I rarely ever receive pristine data, and I’d wager that’s true for most of us working in data analysis or business intelligence. Data can come to us from dozens—if not hundreds—of sources, and it certainly requires some preparation to make it useful. One of the most common data preparation tasks is to combine columns from multiple tables — a process called “joining.”
There are several tools that can help us join data together, but I want to focus on the theory of joins in this blog post. This won’t be a how-to kind of post but rather a quick explanation of the different ways we can join data and some of their effects. Let’s dig into it.
What Is a Join?
A join is a process that combines tables from one data source (like tables in SQL or sheets in an Excel spreadsheet). Imagine we have the two tables below: one table, on the left, shows the top 10 movies of 2017 sorted by domestic gross, along with their opening dates. The second table, on the right, lists movies that I watched during 2017, along with my personal rating from 1-10.
If I wanted to analyze all of this information together, I’d have to figure out some way to combine these tables, and that’s exactly what a join will do. When we join these two tables, we will merge their columns together into one new table. We’ll need a unique identifier for every single row. In this case, that will be the movie title. This is called our join key, and we’ll use it to put the data in the correct location. But there are a few different ways we can choose which rows make it into the final table, so we’ll need to understand the four different join types.
The first join type we’ll consider is the inner join. This process retrieves only the rows that are common to both tables. Below, I’ve highlighted those rows in gray. We can see that “Beauty and the Beast (2017)” is in the left table but not in my list of movies on the right. Similarly, “Coco” and “Wonder” are in my list of movies but not in the top 10 by domestic gross.
The result of the inner join is the table below. The blue columns came from the left table, Top 10 by Domestic Gross, and the orange column came from the right table, Zac’s List of Movies. Note that the only movies in the result set are those that I saw and rated in 2017 yet also in the top 10 table.
This has effectively filtered our resultant table; it only returned the top 10 movies if I had seen and rated them, and it only returned movies I had seen if they also grossed highly.
We may want to return some rows regardless of their existence in the other table, and the left join can help us do that.

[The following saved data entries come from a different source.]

inline int gemm_pick_epi(const GemmDesc& d, int bn, int cluster) {
  auto al16 = [](const void* q) { return (reinterpret_cast<uintptr_t>(q) & 15) == 0; };
  if ((bn != 128 && bn != 256) || cluster != 1 || d.argmin_out || d.resid_mod || d.seq_pitch || d.act32 || !al16(d.bias))
    return kEpiGeneral;
  if (d.out16 && !d.out32 && !d.resid && d.ld16 % 8 == 0 && al16(d.out16)) {
    if (d.act == kActNone) return d.bias ? kEpiBiasF16 : kEpiF16;
    if (d.act == kActGelu && d.bias) return kEpiBiasGeluF16;
  }
// ... 5 lines not shown

inline int make_tmap_2d_e4m3(CUtensorMap* out, const void* base, uint64_t rows, uint64_t cols, uint64_t ld,
                             uint32_t box_rows, uint32_t box_cols) {
  return make_tmap_2d(out, CU_TENSOR_MAP_DATA_TYPE_UINT8, 1, base, rows, cols, ld, box_rows, box_cols,
                      CU_TENSOR_MAP_SWIZZLE_128B);
}

inline int gemm_make_plan_fp8(const GemmDesc& d, GemmPlan* plan) {
  THMR_CHECK(d.M > 0 && d.N > 0 && d.K > 0 && d.K % 128 == 0, "gemm fp8: bad shape %dx%dx%d (K %% 128 != 0)", d.M, d.N,
             d.K);
  THMR_CHECK(d.out32 || d.out16 || d.out8, "gemm fp8: no output");
  THMR_CHECK(d.a_scale && d.w_scale, "gemm fp8: missing block scales");
  THMR_CHECK(!d.argmin_out && d.taps == 1 && !d.m_dev && !d.row_map, "gemm fp8: plain GEMMs only");
  const long m_pad = (d.M + kGemmBM - 1) / kGemmBM * kGemmBM;
  THMR_CHECK(d.ld_as >= m_pad && d.ld_as % 4 == 0 && (reinterpret_cast<uintptr_t>(d.a_scale) & 15) == 0,
             "gemm fp8: activation scales need a 16-byte aligned [K/128][>= %ld] layout (ld_as %d)", m_pad, d.ld_as);
  int bn = d.force_bn ? d.force_bn : d.out8 ? 128 : pick_bn_fp8(d.M, d.N, d.K);
  THMR_CHECK(bn == 64 || bn == 128, "gemm fp8: block_n %d (64 or 128)", bn);
  THMR_CHECK(!d.out8 || (bn == 128 && d.out8_scale && d.ld8s >= d.M && !d.resid && !d.act32 && !d.seq_pitch),
             "gemm fp8: e4m3 output needs block_n 128, its scale array and no residual / mask / act32");
  GemmParams& p = plan->p;
  memset(&p, 0, sizeof(p));
  p.M = d.M; p.N = d.N; p.K = d.K;
  p.out32 = d.out32; p.ld32 = d.ld32; p.out16 = d.out16; p.ld16 = d.ld16;
  p.bias = d.bias; p.resid = d.resid; p.ldr = d.ldr; p.resid_mod = d.resid_mod; p.act = d.act; p.act32 = d.act32;
  p.seq_pitch = d.seq_pitch; p.seq_lo = d.seq_lo; p.seq_hi = d.seq_hi;
  p.alpha = d.alpha;
  p.stamp = d.stamp;
  p.kblocks_per_tap = d.K / 128;
  p.a_scale = d.a_scale; p.ld_as = d.ld_as; p.w_scale = d.w_scale;
  p.out8 = d.out8; p.ld8 = d.ld8; p.out8_scale = d.out8_scale; p.ld8s = d.ld8s;
  THMR_TRY(make_tmap_2d_e4m3(&plan->tmA, d.A, d.a_rows, d.K, d.lda, kGemmBM, 128));
  THMR_TRY(make_tmap_2d_e4m3(&plan->tmB, d.B, d.N, d.K, d.ldb, bn, 128));
  THMR_CHECK(d.force_epi == 0 || d.force_epi == 1 + kEpiGeneral, "gemm fp8: general epilogue only");
  plan->bn = bn;
  plan->cluster = 1;
  plan->fp8 = 1;
  plan->epi = kEpiGeneral;
  const long tiles_m = (d.M + kGemmBM - 1) / kGemmBM;
  const long tiles = tiles_m * ((d.N + bn - 1) / bn);
  p.m_fast = (tiles_m > 1 && d.M < d.N) ? 1 : 0;
  const long slots = num_sms();
  plan->grid = static_cast<int>(tiles < slots ? tiles : slots);
  return THMR_OK;
}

The left join treats one table—the left table—as the primary dataset for the join. This means that every row from the left table will be in the result set, even if there’s no rating from the right table. Below, I’ve highlighted the rows that the left join will return.
But what about those movies that don’t have a rating? What will go in the My_Score column for “Beauty and the Beast (2017)” or “Despicable Me 3?” Since there is no data to put in the table at those spots, the join will simply put NULL values there. We can see this in the result set below.
The right join is conceptually very similar to the left join, but it treats the table on the right as the primary dataset. This means that every row from the right table will be shown in the result set, but “Beauty and the Beast (2017)” and “Despicable Me 3” will be filtered out. So, the highlighted rows below will make it to our result set.
In the resulting table, we can see that “Coco,” “Wonder,” “Kingsman: The Golden Circle” and “Dunkirk” are present in the rows, but several of their columns have been filled with NULL values since there was no data for those movies in the left table.
The final join type is the broadest and NULL-iest: the outer join. This process keeps rows from both tables and fills in NULL values where necessary. Any movie in the top 10 domestic gross table will make it into the result. Likewise, any movie in my personal table will make the cut. Below, we see that every row is highlighted gray.
When we perform the join operation, we get every single movie, as well as NULL values wherever there is missing data.
So, joins let us combine columns from multiple tables, but it’s important to remember the effects that the join type can have. Inner, left and right joins will filter your data and reduce your result set. Outer joins will include every row but have the potential to include a lot of NULL values. As always, thinking about your goals and choosing the right tool for the job will lead to the best results.